Bahsedilenlerin yanında 5 yaş net okullaşma oranının 2023 yılı için yüzde 100'e, yine tekli eğitimdeki öğrenci oranının yüzde 100, ilkokul, ortaöğretim ve lise için hedeflenmiş olması gelecek tasavvurundan kaynaklandığını söyleyebileceğimiz konulardır.

Anayasa'nın 42'nci maddesi eğitimi tarif eder ve şekillendirir ve kimsenin eğitim ve öğrenim hakkından yoksun bırakılamayacağını kayıt altına alır. Anayasal çerçevesi belirlenmiş eğitim hakkını kullanma ile kullandırma hedef ve beklentilerle örtüştüğü kadar eğitimde kaliteyi ve başarıyı yakalama imkânı bulacağımıza inanıyorum.

Malcolm X'in dediği gibi "Eğitim olmadan bu dünyada hiçbir şeyi başaramayacaksınız." Peter Senge "İşleriniz iyi gidiyorsa eğitim bütçenizi 2 katına, işleriniz kötü gidiyorsa 4 katına çıkarın." derken "Eğitim, eğitim." diyordu.

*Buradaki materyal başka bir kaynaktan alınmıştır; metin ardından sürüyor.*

# Tariq-Abuhashim/semantic-slam

Measured on AMD Instinct MI355X. Metric: Mvoxels/sec integrated, 512³ grid @ 640×480 depth; achieved HBM GB/s %peak, higher is better.
Workload: dtype f32

## Files before the change

### include/tsdf_hip_diag.h

```cpp
#ifndef TSDF_HIP_DIAG_H
#define TSDF_HIP_DIAG_H

#include "tsdf_hip.h"

#ifdef __cplusplus
extern "C" {
#endif


int tsdf_integrate_sequence_timed(tsdf_volume *vol, const float *depth_dev, const float *cam2world,
                                  int32_t n_frames, float *elapsed_ms);

int tsdf_integrate_frames_timed(tsdf_volume *vol, const float *const *depth_dev, const uint8_t *const *masks_dev,
                                const float *cam2world, int32_t n_frames, float *elapsed_ms);


int tsdf_probe_graph_replay(tsdf_volume *vol, const float *depth_dev, const float *cam2world, int32_t n_frames,
                            int32_t iters, float *ms_launches, float *ms_graph);

int tsdf_probe_stream(tsdf_volume *vol, int32_t non_temporal, int32_t n_iters, float *elapsed_ms);


int tsdf_selftest_fastdiv(int32_t device, uint64_t seed, uint64_t n_samples, float fx, float cx,
                          uint64_t *mismatches, float first_bad[4]);

int tsdf_selftest_fastdiv_band(int32_t device, uint64_t seed, uint64_t n_samples, uint64_t *mismatches,
                               float first_bad[4]);

int tsdf_selftest_round(int32_t device, uint64_t *mismatches, float first_bad[4]);

int tsdf_selftest_tile_tables(int32_t device, const float *depth_dev, const uint8_t *mask_dev, int32_t im_height,
                              int32_t im_width, float max_depth, uint64_t *mismatches);


int32_t tsdf_frames_per_launch(const tsdf_volume *vol);
int tsdf_shortcut_stats(tsdf_volume *vol, int32_t enable, uint64_t counts_out[3]);
int tsdf_brick_list_stats(tsdf_volume *vol, uint64_t counts_out[4]);
int tsdf_classification_info(tsdf_volume *vol, double info_out[2]);

int tsdf_last_cam2base(const tsdf_volume *vol, float out[16]);


int tsdf_set_kernel_variant(tsdf_volume *vol, int32_t variant);

int tsdf_set_brick_shape(tsdf_volume *vol, int32_t quads, int32_t rows, int32_t slices);
int tsdf_brick_shape(const tsdf_volume *vol, int32_t shape_out[3]);
int tsdf_default_brick_shape(const tsdf_config *cfg, int32_t shape_out[3]);

#ifdef __cplusplus
}
#endif
#endif
```

### semantic_slam_amd/capi.py

```python
import ctypes as C
import os

import numpy as np

_PKG = os.path.dirname(os.path.abspath(__file__))
LIB_PATH = os.environ.get("TSDF_HIP_LIB") or os.path.join(_PKG, "libtsdf_hip.so")

ABI_SYMBOLS = [
    "tsdf_config_default", "tsdf_create", "tsdf_destroy", "tsdf_reset", "tsdf_integrate",
    "tsdf_integrate_u16", "tsdf_convert_depth_u16", "tsdf_set_deferral",
    "tsdf_integrate_device", "tsdf_integrate_cam2base", "tsdf_integrate_masked_device",
    "tsdf_integrate_frames_device",
    "tsdf_sync", "tsdf_download", "tsdf_copy_slices", "tsdf_upload", "tsdf_refresh_summary", "tsdf_device_ptrs", "tsdf_slab_voxels", "tsdf_frames_per_launch", "tsdf_shortcut_stats", "tsdf_brick_list_stats", "tsdf_classification_info",
    "tsdf_get_config", "tsdf_last_cam2base", "tsdf_set_stream", "tsdf_get_stream",
    "tsdf_count_surface", "tsdf_extract_surface", "tsdf_extract_crossings", "tsdf_extract_mesh", "tsdf_save_mesh_ply", "tsdf_save_mesh_welded_ply", "tsdf_save_ply", "tsdf_save_bin", "tsdf_load_bin", "tsdf_save_state", "tsdf_load_state",
    "tsdf_integrate_sequence_timed", "tsdf_integrate_frames_timed", "tsdf_probe_graph_replay", "tsdf_probe_stream", "tsdf_selftest_fastdiv", "tsdf_selftest_fastdiv_band", "tsdf_selftest_round", "tsdf_selftest_tile_tables", "tsdf_set_kernel_variant", "tsdf_set_brick_shape", "tsdf_brick_shape", "tsdf_default_brick_shape", "tsdf_last_error",
    "tsdf_version", "tsdf_multiply_matrix", "tsdf_invert_matrix",
    "tsdf_labels_enable", "tsdf_compose_labels", "tsdf_integrate_labels_device", "tsdf_integrate_frames_labels_device",
    "tsdf_download_labels",
    "tsdf_colour_enable", "tsdf_integrate_colour_device", "tsdf_integrate_rgbd", "tsdf_download_colour",
    "tsdf_raycast_params_default", "tsdf_raycast_device", "tsdf_raycast", "tsdf_batch_raycast_device",
    "tsdf_track_params_default", "tsdf_track", "tsdf_track_system",
    "tsdf_batch_track", "tsdf_batch_track_system", "tsdf_track_member_systems",
    "tsdf_fuse_params_default", "tsdf_fuse_volume",
    "tsdf_extent_params_default", "tsdf_volume_extent", "tsdf_batch_extents", "tsdf_group_extent", "tsdf_extent_combine",
    "tsdf_extent_metric", "tsdf_extent_regrid",
    "tsdf_associate_params_default", "tsdf_associate_count", "tsdf_associate_assign", "tsdf_batch_associate",
    "tsdf_segment_params_default", "tsdf_segmenter_create", "tsdf_segmenter_destroy", "tsdf_segmenter_set_stream",
    "tsdf_segment_depth_device", "tsdf_segment_refine_masks_device", "tsdf_segment_frame",
    "tsdf_object_origin", "tsdf_batch_create", "tsdf_batch_destroy", "tsdf_batch_size", "tsdf_batch_volume",
    "tsdf_batch_integrate_device", "tsdf_batch_sync",
    "tsdf_group_create", "tsdf_group_destroy", "tsdf_group_size", "tsdf_group_voxels", "tsdf_group_volume",
    "tsdf_group_integrate", "tsdf_group_integrate_frames", "tsdf_group_set_deferral", "tsdf_group_sync", "tsdf_group_reset", "tsdf_group_download",
    "tsdf_group_extract_surface", "tsdf_group_extract_crossings", "tsdf_group_extract_mesh",
    "tsdf_group_save_ply", "tsdf_group_save_mesh_ply", "tsdf_group_save_bin",
]
DIAG_SYMBOLS = [
    "tsdf_integrate_sequence_timed", "tsdf_integrate_frames_timed",
    "tsdf_probe_graph_replay", "tsdf_probe_stream",
    "tsdf_selftest_fastdiv", "tsdf_selftest_fastdiv_band", "tsdf_selftest_round", "tsdf_selftest_tile_tables",
    "tsdf_shortcut_stats", "tsdf_brick_list_stats", "tsdf_classification_info", "tsdf_frames_per_launch", "tsdf_last_cam2base",
    "tsdf_set_kernel_variant", "tsdf_set_brick_shape", "tsdf_brick_shape", "tsdf_default_brick_shape",
]


class TsdfError(RuntimeError):
    pass


SHIPPED_VARIANTS = (0, 1, 3, 7, 8)


def experiments_build():
    return b"+experiments" in load().tsdf_version()


def variants(*wanted):
    exp = experiments_build()
    return [v for v in wanted if v in SHIPPED_VARIANTS or exp]


class TsdfConfig(C.Structure):
    _fields_ = [
        ("im_height", C.c_int32), ("im_width", C.c_int32),
        ("dim_x", C.c_int32), ("dim_y", C.c_int32), ("dim_z", C.c_int32),
        ("z_begin", C.c_int32), ("z_end", C.c_int32),
        ("voxel_size", C.c_float), ("trunc_margin", C.c_float), ("max_depth", C.c_float),
        ("origin", C.c_float * 3), ("cam_K", C.c_float * 9), ("base2world", C.c_float * 16),
        ("device", C.c_int32), ("id", C.c_int32),
    ]
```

Jackie Chan'in "Hiç okula gitmedim, babam da gitmemişti. O yüzden oğlumun çok iyi bir eğitim görmesini istiyorum." sözünü okuduğumda babamı hatırladım, o da hiç okula gitmemişti. Bize şöyle derdi: "Evimde okumayan adam istemiyorum."

Sayın Bakanım, Bakanlığın çalışma azmi ve gayretini önemsediğimi ifade etmek istiyorum. Elbette geleceğimizi emanet edeceğimiz nesillere yapılacak her yatırım, geleceğimize yaptığımız yaptırım olacaktır. Hassasiyetinizin böyle olduğuna da inanıyorum. Elbette "Her şey dört dörtlüktür." deme durumunda da değiliz ama bardağın dolu tarafını görme gerekliliğini de atlamamalıyız diye düşünüyorum. Kıyaslama çerçevelerini bir bütünlük içinde değerlendirebilmeliyiz.

Çalışmalarınızda başarılar diliyorum.

2022 bütçesinin hayırlı olması temennisiyle hazırunu saygıyla selamlıyorum.